# REQUIRED WORK
Looking at the records below, count how many lines contain the string "vmcnt". Give that number alone.

# MATERIALS PROVIDED

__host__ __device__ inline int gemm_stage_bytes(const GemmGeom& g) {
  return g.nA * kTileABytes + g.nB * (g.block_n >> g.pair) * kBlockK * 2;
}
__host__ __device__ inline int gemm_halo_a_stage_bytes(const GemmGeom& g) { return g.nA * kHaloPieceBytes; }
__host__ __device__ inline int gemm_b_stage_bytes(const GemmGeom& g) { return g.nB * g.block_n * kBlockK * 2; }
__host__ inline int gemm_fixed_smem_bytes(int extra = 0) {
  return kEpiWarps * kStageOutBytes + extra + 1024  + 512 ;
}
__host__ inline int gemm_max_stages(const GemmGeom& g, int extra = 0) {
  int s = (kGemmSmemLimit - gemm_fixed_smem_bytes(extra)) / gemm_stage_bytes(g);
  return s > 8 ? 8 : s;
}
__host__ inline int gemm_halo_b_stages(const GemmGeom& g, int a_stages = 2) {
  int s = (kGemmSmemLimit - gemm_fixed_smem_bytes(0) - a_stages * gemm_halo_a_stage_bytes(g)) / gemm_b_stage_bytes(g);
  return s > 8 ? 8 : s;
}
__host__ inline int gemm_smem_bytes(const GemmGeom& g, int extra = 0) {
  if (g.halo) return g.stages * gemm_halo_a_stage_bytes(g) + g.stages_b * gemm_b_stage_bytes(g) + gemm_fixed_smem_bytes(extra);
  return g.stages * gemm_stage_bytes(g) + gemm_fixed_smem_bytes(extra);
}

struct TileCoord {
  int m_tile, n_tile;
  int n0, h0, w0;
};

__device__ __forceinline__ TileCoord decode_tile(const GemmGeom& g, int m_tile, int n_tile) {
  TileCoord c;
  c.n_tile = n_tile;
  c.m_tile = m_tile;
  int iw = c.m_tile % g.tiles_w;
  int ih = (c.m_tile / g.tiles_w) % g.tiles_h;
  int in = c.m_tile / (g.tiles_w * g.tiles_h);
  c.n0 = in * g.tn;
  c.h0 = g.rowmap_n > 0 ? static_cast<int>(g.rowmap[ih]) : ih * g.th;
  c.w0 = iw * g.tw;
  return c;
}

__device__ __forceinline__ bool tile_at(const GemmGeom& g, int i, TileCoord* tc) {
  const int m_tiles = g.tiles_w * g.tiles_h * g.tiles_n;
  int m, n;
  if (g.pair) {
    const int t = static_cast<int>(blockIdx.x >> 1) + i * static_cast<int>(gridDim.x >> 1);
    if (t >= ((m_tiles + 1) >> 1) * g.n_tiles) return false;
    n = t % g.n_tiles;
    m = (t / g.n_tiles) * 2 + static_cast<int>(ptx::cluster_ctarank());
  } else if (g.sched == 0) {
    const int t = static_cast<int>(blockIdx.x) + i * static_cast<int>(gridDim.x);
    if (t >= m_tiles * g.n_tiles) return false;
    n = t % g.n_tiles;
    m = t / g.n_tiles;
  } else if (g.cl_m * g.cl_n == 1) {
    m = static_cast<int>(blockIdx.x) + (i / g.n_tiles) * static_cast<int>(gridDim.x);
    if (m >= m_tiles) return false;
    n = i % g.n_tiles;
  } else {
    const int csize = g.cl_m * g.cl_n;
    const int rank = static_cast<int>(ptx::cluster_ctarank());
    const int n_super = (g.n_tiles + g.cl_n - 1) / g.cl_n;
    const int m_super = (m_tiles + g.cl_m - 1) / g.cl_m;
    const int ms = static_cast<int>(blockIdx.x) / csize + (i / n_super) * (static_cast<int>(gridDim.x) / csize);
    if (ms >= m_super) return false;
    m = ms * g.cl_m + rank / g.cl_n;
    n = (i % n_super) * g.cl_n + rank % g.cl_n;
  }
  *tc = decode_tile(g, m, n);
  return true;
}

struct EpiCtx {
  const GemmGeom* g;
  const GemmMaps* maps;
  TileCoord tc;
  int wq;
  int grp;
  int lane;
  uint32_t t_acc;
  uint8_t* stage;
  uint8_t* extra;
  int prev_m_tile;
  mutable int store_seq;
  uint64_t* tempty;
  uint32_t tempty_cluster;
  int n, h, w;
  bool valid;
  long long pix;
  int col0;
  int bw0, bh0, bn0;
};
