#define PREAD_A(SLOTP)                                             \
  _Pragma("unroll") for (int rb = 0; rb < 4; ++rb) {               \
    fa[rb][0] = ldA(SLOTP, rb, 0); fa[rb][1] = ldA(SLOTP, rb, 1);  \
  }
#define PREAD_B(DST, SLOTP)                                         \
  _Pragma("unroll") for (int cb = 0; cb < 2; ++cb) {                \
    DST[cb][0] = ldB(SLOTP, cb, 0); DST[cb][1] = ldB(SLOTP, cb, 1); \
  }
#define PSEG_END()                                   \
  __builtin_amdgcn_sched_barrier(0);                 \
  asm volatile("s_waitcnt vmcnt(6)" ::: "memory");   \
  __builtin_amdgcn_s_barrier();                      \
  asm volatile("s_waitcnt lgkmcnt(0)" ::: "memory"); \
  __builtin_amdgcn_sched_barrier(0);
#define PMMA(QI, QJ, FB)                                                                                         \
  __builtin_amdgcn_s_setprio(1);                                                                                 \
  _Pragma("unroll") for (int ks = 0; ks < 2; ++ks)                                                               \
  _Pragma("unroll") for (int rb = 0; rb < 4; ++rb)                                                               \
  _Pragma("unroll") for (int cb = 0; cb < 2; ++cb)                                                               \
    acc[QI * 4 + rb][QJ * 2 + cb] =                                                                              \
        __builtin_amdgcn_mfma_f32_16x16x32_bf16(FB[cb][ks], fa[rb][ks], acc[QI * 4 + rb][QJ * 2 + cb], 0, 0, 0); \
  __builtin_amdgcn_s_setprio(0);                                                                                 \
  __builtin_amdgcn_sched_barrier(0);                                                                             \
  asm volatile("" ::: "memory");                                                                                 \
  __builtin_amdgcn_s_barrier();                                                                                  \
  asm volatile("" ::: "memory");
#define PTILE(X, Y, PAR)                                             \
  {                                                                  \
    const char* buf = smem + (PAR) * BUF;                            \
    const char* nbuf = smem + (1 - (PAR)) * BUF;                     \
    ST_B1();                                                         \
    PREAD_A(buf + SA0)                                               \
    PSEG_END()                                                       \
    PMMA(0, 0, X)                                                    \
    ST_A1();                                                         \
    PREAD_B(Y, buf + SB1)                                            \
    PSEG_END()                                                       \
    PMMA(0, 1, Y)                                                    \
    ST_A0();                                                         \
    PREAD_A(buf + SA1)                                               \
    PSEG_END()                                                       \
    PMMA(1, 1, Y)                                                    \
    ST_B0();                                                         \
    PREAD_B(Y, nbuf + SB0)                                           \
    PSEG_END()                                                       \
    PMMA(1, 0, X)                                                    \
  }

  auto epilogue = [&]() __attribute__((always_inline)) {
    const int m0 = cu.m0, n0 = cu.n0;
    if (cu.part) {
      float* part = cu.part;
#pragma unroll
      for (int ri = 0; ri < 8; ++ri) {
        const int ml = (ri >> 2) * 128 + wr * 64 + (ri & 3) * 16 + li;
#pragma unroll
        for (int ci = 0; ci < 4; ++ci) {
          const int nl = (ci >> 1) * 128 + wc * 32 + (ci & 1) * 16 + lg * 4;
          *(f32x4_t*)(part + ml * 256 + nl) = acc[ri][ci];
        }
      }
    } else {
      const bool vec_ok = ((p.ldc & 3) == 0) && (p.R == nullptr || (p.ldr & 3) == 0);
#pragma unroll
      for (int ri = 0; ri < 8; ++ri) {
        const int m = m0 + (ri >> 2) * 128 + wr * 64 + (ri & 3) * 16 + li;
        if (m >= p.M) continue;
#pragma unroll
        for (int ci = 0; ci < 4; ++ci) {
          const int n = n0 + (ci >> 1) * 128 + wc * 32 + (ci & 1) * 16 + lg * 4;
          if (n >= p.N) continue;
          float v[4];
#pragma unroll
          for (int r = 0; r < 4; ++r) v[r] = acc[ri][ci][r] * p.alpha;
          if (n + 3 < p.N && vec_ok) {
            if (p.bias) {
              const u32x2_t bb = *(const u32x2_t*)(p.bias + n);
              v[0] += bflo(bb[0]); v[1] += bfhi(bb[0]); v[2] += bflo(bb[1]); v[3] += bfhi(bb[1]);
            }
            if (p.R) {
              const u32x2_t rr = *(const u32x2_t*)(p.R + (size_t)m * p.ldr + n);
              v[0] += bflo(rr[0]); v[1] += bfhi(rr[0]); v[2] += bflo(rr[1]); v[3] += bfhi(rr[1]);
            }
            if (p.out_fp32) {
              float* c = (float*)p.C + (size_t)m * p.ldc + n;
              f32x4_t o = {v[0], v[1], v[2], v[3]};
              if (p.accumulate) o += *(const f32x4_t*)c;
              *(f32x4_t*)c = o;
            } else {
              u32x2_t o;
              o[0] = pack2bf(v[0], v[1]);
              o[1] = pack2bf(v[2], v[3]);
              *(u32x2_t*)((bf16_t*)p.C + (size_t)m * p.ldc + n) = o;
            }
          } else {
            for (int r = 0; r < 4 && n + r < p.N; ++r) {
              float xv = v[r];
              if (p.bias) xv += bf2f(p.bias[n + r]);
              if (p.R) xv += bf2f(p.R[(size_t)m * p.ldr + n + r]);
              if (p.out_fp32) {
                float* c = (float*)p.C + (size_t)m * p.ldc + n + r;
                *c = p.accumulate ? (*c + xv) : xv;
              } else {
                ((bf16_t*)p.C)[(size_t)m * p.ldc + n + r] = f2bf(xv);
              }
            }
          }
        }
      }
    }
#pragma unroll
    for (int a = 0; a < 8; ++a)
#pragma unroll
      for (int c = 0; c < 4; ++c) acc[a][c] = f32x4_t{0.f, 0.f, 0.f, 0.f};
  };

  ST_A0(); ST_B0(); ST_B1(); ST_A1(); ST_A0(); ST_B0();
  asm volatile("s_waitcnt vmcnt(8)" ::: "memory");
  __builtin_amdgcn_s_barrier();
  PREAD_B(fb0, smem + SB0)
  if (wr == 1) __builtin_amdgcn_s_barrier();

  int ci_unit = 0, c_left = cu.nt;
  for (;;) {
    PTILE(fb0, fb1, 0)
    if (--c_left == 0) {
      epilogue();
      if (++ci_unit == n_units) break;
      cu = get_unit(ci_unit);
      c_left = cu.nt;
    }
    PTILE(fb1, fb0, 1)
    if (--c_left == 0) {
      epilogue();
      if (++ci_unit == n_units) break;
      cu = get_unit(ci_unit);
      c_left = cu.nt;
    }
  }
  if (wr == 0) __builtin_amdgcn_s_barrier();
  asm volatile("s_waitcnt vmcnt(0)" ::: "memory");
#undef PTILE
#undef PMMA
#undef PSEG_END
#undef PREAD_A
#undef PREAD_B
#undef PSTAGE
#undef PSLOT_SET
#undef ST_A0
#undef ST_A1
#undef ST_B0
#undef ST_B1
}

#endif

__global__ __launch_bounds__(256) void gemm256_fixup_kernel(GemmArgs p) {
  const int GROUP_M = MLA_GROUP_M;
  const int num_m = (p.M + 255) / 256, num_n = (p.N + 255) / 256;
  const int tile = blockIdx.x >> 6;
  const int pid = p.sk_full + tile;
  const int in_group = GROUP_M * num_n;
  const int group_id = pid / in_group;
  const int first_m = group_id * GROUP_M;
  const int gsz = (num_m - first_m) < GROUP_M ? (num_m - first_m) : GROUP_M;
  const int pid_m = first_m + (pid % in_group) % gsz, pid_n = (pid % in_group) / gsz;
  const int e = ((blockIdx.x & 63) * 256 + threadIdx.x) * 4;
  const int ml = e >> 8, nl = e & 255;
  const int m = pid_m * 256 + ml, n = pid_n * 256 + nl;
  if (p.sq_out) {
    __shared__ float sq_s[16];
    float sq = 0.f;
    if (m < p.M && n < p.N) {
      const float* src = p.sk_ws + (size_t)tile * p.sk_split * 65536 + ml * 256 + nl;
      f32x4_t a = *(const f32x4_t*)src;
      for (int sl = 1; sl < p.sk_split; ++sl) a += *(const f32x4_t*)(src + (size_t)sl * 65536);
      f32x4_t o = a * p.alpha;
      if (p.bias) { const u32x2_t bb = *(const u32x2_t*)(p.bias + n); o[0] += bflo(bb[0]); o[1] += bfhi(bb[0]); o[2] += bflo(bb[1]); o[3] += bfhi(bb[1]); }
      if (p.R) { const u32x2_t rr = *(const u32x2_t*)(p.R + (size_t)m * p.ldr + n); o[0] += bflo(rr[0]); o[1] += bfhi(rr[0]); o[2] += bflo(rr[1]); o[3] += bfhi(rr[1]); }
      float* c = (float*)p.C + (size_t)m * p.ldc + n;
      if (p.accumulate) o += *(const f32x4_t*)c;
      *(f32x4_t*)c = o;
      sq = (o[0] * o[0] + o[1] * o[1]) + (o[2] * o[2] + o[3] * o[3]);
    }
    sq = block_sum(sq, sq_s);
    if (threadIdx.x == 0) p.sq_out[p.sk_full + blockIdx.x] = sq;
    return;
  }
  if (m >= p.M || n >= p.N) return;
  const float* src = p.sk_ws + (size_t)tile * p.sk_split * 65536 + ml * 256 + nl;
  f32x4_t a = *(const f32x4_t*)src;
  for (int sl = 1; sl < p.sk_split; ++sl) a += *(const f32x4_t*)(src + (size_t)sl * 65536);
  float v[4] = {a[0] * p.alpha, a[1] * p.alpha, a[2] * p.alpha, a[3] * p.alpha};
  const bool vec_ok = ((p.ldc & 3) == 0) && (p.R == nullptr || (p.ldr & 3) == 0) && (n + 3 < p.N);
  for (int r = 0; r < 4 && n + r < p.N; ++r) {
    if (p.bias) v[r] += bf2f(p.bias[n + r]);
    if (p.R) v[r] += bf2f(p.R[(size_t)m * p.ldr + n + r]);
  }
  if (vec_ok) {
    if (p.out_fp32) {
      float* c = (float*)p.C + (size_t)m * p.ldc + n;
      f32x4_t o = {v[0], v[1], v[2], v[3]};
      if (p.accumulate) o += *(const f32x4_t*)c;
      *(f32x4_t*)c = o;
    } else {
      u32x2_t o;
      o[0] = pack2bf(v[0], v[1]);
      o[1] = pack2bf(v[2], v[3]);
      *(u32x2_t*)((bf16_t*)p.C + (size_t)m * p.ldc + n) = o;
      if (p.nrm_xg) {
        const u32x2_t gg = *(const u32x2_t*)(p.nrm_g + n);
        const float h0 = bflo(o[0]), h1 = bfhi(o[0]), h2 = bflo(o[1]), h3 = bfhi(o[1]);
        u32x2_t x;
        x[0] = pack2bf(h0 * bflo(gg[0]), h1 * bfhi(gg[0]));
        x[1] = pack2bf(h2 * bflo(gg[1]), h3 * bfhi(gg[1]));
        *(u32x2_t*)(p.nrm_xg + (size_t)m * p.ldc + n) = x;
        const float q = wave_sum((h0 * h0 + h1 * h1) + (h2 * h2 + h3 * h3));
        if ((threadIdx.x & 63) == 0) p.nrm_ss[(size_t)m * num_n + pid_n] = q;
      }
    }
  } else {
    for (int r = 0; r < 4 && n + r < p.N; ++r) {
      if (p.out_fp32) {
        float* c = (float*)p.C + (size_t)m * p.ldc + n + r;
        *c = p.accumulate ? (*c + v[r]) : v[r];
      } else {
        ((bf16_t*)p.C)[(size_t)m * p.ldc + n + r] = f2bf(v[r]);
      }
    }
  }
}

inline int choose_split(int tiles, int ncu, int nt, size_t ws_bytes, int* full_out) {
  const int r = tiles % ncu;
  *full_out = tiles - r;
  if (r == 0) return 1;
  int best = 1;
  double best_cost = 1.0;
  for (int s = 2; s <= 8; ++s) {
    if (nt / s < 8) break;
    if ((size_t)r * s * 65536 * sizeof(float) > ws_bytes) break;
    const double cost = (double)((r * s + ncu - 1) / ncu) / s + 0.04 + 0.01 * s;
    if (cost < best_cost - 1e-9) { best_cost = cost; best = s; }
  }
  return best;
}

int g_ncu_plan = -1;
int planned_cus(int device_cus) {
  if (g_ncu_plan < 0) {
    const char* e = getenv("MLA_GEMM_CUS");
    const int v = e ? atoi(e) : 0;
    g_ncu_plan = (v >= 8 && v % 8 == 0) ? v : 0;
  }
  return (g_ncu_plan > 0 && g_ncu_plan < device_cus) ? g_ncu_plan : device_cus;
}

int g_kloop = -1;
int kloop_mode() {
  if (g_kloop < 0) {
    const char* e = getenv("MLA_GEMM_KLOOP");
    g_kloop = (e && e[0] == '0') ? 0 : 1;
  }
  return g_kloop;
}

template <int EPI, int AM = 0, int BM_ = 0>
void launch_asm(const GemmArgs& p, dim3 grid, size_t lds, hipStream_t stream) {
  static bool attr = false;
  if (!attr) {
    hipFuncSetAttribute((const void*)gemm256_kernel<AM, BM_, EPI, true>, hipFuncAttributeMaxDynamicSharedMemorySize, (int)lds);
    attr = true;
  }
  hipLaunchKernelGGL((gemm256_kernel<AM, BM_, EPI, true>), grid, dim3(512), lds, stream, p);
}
==
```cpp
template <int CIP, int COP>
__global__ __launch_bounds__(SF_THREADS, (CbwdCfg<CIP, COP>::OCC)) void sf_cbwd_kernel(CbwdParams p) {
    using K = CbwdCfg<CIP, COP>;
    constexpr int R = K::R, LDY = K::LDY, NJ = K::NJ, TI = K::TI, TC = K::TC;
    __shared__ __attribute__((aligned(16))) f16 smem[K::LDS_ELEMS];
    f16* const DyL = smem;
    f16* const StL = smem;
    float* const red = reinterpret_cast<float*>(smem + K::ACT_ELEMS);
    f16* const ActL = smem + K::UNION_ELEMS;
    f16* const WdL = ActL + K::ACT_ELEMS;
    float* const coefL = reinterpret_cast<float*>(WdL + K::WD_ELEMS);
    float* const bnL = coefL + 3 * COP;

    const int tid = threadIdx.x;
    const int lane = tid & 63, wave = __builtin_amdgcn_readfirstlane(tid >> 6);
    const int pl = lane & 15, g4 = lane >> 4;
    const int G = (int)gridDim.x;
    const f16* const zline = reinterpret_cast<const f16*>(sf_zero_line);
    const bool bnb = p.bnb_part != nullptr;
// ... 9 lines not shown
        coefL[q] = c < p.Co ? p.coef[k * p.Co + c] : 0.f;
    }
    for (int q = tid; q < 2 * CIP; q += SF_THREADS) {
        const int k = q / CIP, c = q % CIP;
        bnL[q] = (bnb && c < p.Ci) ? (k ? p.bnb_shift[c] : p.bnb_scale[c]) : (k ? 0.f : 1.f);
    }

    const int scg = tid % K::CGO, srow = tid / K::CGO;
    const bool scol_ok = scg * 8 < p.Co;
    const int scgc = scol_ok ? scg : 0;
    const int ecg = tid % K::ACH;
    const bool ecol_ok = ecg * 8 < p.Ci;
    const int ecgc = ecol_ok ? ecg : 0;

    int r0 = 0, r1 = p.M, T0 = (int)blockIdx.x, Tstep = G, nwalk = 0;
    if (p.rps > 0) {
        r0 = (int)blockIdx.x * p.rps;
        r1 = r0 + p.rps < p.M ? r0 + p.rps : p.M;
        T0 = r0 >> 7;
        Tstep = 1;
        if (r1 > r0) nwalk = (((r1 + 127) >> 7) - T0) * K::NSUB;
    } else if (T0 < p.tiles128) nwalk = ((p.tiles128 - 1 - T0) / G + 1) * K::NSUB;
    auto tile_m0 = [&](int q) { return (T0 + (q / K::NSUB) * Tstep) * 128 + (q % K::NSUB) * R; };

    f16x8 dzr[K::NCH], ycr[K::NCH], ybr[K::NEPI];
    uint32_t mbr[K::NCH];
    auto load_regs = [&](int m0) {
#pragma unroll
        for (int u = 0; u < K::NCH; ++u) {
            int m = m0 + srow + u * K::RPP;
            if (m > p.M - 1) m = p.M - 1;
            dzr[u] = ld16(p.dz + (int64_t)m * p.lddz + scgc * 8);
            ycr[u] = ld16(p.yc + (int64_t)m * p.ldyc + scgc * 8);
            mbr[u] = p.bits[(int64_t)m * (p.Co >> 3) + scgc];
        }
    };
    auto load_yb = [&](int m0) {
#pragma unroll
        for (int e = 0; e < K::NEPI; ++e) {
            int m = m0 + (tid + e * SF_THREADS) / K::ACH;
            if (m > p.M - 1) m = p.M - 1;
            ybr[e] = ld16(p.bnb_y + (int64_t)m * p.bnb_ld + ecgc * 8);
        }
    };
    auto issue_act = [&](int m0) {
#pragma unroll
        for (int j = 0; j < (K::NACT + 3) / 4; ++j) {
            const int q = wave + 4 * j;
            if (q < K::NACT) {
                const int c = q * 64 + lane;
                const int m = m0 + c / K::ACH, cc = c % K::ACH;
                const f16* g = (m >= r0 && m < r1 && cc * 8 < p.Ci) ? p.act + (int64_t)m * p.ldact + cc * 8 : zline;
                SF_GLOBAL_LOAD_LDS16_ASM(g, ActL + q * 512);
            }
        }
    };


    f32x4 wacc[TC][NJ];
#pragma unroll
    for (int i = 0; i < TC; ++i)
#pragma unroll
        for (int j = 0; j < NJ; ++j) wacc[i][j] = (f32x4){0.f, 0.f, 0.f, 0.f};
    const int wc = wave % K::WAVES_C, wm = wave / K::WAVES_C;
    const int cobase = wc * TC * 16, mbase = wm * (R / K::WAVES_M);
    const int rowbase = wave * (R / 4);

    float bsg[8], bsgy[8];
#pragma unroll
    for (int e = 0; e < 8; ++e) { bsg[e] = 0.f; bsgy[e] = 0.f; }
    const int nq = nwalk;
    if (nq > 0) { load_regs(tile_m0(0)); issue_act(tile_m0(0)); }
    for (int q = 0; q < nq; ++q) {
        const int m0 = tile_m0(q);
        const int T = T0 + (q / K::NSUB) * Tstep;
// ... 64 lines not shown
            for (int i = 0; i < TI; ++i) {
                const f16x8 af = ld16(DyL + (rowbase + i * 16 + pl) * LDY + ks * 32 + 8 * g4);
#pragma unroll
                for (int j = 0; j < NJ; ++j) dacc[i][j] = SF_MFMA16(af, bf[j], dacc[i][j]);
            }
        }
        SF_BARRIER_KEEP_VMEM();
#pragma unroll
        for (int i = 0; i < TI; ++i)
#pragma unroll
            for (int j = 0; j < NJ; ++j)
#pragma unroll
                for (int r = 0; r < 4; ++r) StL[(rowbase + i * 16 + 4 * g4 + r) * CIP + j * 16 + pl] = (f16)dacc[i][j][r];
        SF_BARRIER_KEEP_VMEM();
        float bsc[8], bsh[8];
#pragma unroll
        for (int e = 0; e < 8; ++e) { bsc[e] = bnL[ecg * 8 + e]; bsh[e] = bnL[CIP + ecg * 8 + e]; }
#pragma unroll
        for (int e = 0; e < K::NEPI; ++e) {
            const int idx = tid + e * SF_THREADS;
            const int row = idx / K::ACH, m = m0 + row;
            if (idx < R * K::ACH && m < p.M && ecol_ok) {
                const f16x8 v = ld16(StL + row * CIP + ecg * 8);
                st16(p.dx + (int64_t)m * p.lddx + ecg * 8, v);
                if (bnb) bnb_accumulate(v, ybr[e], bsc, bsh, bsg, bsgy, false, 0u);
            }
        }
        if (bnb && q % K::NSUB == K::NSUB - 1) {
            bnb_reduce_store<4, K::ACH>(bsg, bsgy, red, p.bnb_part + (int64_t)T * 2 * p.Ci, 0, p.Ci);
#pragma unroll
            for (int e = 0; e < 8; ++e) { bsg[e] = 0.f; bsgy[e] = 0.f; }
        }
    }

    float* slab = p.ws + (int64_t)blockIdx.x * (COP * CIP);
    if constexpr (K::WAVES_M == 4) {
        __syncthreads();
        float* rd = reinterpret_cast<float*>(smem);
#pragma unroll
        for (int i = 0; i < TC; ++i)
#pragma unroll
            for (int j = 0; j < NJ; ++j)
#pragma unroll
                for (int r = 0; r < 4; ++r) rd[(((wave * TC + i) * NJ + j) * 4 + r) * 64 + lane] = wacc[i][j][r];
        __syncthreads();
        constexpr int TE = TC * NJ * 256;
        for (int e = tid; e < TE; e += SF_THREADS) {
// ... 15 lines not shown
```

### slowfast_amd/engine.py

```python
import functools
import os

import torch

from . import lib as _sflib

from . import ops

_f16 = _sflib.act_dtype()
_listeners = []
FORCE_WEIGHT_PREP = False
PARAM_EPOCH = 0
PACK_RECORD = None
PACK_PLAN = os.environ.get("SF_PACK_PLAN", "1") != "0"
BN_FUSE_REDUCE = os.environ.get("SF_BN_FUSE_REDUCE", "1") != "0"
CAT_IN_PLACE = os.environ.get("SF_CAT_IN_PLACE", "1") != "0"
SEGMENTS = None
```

# ANSWER BOX
3